This keyboard, which resembles that of a piano, is connected with the electric current, and as the keys are struck the circuit is opened and closed with the movements of a circuit wheel which controls the movements of the typo wheel. A complete revolution of the circuit wheel, coming round again to the same letter, breaks and closes the circuit 28 times, and other letters a less number according to their arrangement on the type wheel. The printing apparatus is quite distinct from the circuit, but the composing apparatus forms a part of it. The impression of the letter is produced by a blackened ribbon being pressed against the paper by the type. From the voltaic battery of one station, the current passes along the wire to the next station, then through the coil of an axial magnet to the insulated iron frame of the composing machine, and thence to a circuit wheel revolving in this frame. Through a spring that rubs on the edge of this wheel it passes into the return wire, and through another battery back to the first station to pursue the same course through the composing machine and magnet there, and all others upon the line.

In sending a message, the operator sets his machine in motion and gives a signal by breaks of the circuit, repeated a different number of times for different offices on the same wire. As. this is heard by the operator at the receiving station, he sets his machine in motion, and the type wheel at its starting point, and signals back that he is ready. No further attention is required on his part, while the machine goes on, printing the communication in Roman capitals upon the long strip of paper regularly supplied to the type wheel. From 250 to 2G0 letters as a maximum can be accurately printed every minute, and over 3,000 words an hour of press news, partly abbreviated, have been sent over the wires with a single instrument. The House printer was the parent of many others working on the same principle, the "step by step" movement, in which each break or close of circuit allows a tooth of an escape wheel to pass; a type wheel being on the same shaft, a new letter appears for each tooth that escapes. - On May 20, 1856, Mr. Hughes patented a telegraph, in which the feat of printing a letter with every impulse or wave of the electric current was accomplished.

In the other telegraphs, as already described, several impulses produced by successive makes or breaks of the circuit are required to form a single letter; this in House's telegraph varies up to 14 breaks, the maximum required for repeating the same letter, and averages about 7 impulses; and in the Morse system the average is about 3½ impulses, those which make lines being of longer duration than those which make dots. The saving of time thus effected by the Hughes instrument is of great importance, especially on long lines in which an appreciable amount of time is expended in the passage of the current. In long lines of submarine telegraphs, as will be noticed below, a greatly increased resistance is experienced in charging the wires with the electric current, and the impulses necessarily succeed each other with extreme slowness and diminution of force. The type wheel in the Hughes system is provided with 28 types; it is kept in rapid revolution during the whole time of operating, and is so perfect in its movement that, though the revolutions may be from 100 to 140 a minute, the variations of two machines at different stations do not exceed 1/20 of a second in several hours.

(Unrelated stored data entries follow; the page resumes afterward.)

template <typename R> LT_DEV R sub_rounded(R a, R b)
{
#pragma clang fp contract(off)
    return a - b;
}
#ifdef LT_K_IN_SGPR
LT_DEV double fma_k(double a, double b, double k) { double r; asm("v_fma_f64 %0, %1, %2, %3" : "=v"(r) : "v"(a), "v"(b), "s"(k)); return r; }
// ... 196 lines not shown
    const unsigned j = ((nm >> (sh - 1u)) + 1u) >> 1;
    return *reinterpret_cast<const double2*>(T + 2 * ((int)j - 96));
}
LT_DEV double neg_log_raw(unsigned k, const double2 Tj)
{
    const unsigned n = k + 1u;
    const int lz = __clz((int)n);
    const unsigned nm = n << (lz & 31);
    const unsigned hi = nm >= 0xC0000000u ? 1u : 0u;
    const unsigned sh = 24u + hi;
    const unsigned j = ((nm >> (sh - 1u)) + 1u) >> 1;
    const int dint = (int)(nm - (j << sh));
    const double d = __builtin_ldexp((double)dint, -(int)sh);
    const double r = d * Tj.x;
    double p = 1.0 / 7.0;
    p = fma_k(p, r, -1.0 / 6.0); p = fma_k(p, r, 1.0 / 5.0); p = fma_k(p, r, -0.25); p = fma_k(p, r, 1.0 / 3.0);
    p = __builtin_fma(p, r, -0.5);
    const double lnm = Tj.y + __builtin_fma(r * r, p, r);
    const double de = (double)((int)hi - 1 - lz);
    const double v = -fma_mk(de, 6.93147180369123816490e-01, fma_mk(de, 1.90821492927058770002e-10, lnm));
    return n == 0u ? 0.0 : v;
}
LT_DEV double neg_log_raw(unsigned k, const double* T) { return neg_log_raw(k, neg_log_cell(k, T)); }
LT_DEV double2 sincos_turn_cell(unsigned k, const double* T)
{
    const unsigned iq = (((k + 1u) >> 25) + 1u) >> 1;
    return *reinterpret_cast<const double2*>(T + 2 * (kLnTabEntries + (int)(iq & (unsigned)(kScTabEntries - 1))));
}
LT_DEV void sincos_turn_raw(unsigned k, const double2 Ti, double* sn, double* cs)
{
    const unsigned n = k + 1u;
    const unsigned iq = ((n >> 25) + 1u) >> 1;
    const int drem = (int)(n - (iq << 26));
    const double a = mul_k((double)drem, 1.4629180792671596e-09);
    const double z = a * a;
    double ps = -1.9841269841269841270e-04;
    ps = fma_k(ps, z, 8.3333333333333333333e-03);
    ps = fma_k(ps, z, -1.6666666666666666667e-01);
    const double sd = __builtin_fma(a * z, ps, a);
    double pc = 2.4801587301587301587e-05;
    pc = fma_k(pc, z, -1.3888888888888888889e-03);
    pc = fma_k(pc, z, 4.1666666666666666667e-02);
    pc = __builtin_fma(pc, z, -0.5);
    const double cd = __builtin_fma(pc, z, 1.0);
    *sn = __builtin_fma(Ti.x, cd, Ti.y * sd);
    *cs = __builtin_fma(Ti.y, cd, -(Ti.x * sd));
}
LT_DEV void sincos_turn_raw(unsigned k, const double* T, double* sn, double* cs) { sincos_turn_raw(k, sincos_turn_cell(k, T), sn, cs); }
template <typename R> struct Mx;
template <> struct Mx<double> {
    static LT_DEV double log(double x) { return ::log(x); }
    static LT_DEV double sqrt(double x) { return ::sqrt(x); }
    static LT_DEV double abs(double x) { return ::fabs(x); }
    static LT_DEV double clamp_unit(double c) { return __builtin_fmax(__builtin_fmin(c, 1.0), -1.0); }
    static LT_DEV double sin(double x) { return ::sin(x); }
    static LT_DEV double cos(double x) { return ::cos(x); }
    static LT_DEV double neg_log(double xi, const double* T) { return neg_log_tab(xi, T); }
    static LT_DEV double sqrt_unit(double x) { return sqrt01(x); }
    static LT_DEV double max0(double x) { return __builtin_fmax(x, 0.0); }
    static LT_DEV unsigned sign_word(double x) { return (unsigned)__double2hiint(x); }
    static LT_DEV double max_tiny(double x) { return __builtin_fmax(x, 1e-300); }
    static LT_DEV double sqrt_pos(double x) { return ltk::sqrt_pos(x); }
    static LT_DEV double rsqrt_pos(double x) { return ltk::rsqrt_pos(x); }
    static LT_DEV double quot(double a, double b) { return fast_div(a, b); }
    static LT_DEV double rcp48(double d) { double r = __builtin_amdgcn_rcp(d); return __builtin_fma(__builtin_fma(-d, r, 1.0), r, r); }
    static LT_DEV void sincos_turn(double xi, const double* T, double* s, double* c) { sincos_turn_tab(xi, T, s, c); }
    static LT_DEV double inf() { return __builtin_huge_val(); }
    static LT_DEV double uniform(rocrand_state_xorwow* st)
    {
        const unsigned v1 = rocrand(st), v2 = rocrand(st);
        return fma_kk((double)(((unsigned long long)(v2 >> 11) << 32) | v1), 1.1102230246251565404e-16);
    }
    static LT_DEV double uniform32(rocrand_state_xorwow* st) { return fma_kk((double)rocrand(st), 2.3283064365386962891e-10); }
};
template <> struct Mx<float> {
    static LT_DEV float log(float x) { return ::logf(x); }
    static LT_DEV float sqrt(float x) { return ::sqrtf(x); }
    static LT_DEV float abs(float x) { return ::fabsf(x); }
    static LT_DEV float clamp_unit(float c) { return __builtin_fmaxf(__builtin_fminf(c, 1.0f), -1.0f); }
    static LT_DEV float sin(float x) { return ::sinf(x); }
    static LT_DEV float cos(float x) { return ::cosf(x); }
    static LT_DEV float neg_log(float xi, const double*) { return -::logf(xi); }
    static LT_DEV float sqrt_unit(float x) { return ::sqrtf(__builtin_fmaxf(x, 0.0f)); }
    static LT_DEV float max0(float x) { return __builtin_fmaxf(x, 0.0f); }
    static LT_DEV unsigned sign_word(float x) { return __float_as_uint(x); }
    static LT_DEV float max_tiny(float x) { return __builtin_fmaxf(x, 1e-30f); }
    static LT_DEV float sqrt_pos(float x) { return ::sqrtf(x); }
    static LT_DEV float rsqrt_pos(float x) { return 1.0f / ::sqrtf(x); }
    static LT_DEV float quot(float a, float b) { return a / b; }
    static LT_DEV float rcp48(float d) { return 1.0f / d; }
    static LT_DEV void sincos_turn(float xi, const double*, float* s, float* c) { ::sincospif(2.0f * xi, s, c); }
    static LT_DEV float inf() { return __builtin_huge_valf(); }
    static LT_DEV float uniform(rocrand_state_xorwow* st) { return rocrand_uniform(st); }
    static LT_DEV float uniform32(rocrand_state_xorwow* st) { return rocrand_uniform(st); }
};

At the instant one of the 28 keys is depressed, the current entering the magnet at the distant station causes the strip of paper to be brought against the type opposite to it at the time, and receive the impression in ink while this is rapidly carried round with the wheel. The operator can send an average of two impulses with each revolution of the type wheel, thus making the capacity of the instrument 200 letters or 40 words a minute, and the maximum is much above this. The regulators or governors of the clockwork which carries the type wheels at the different stations are springs of the same musical tone, which consequently vibrate the same number of times a second, and which control by their vibrations the escapement of the apparatus. The power of the electric current required is reduced in a wonderful degree by the combination of the natural magnet and the electromagnet, making only so much electricity necessary as will neutralize the magnetism in the natural magnet by causing magnetism of an opposite polarity to be created in the poles of the electro-magnet. This extreme delicacy, however, renders the telegraph liable to be interrupted by atmospheric electricity, such as is developed previous to and during the continuance of the aurora borealis.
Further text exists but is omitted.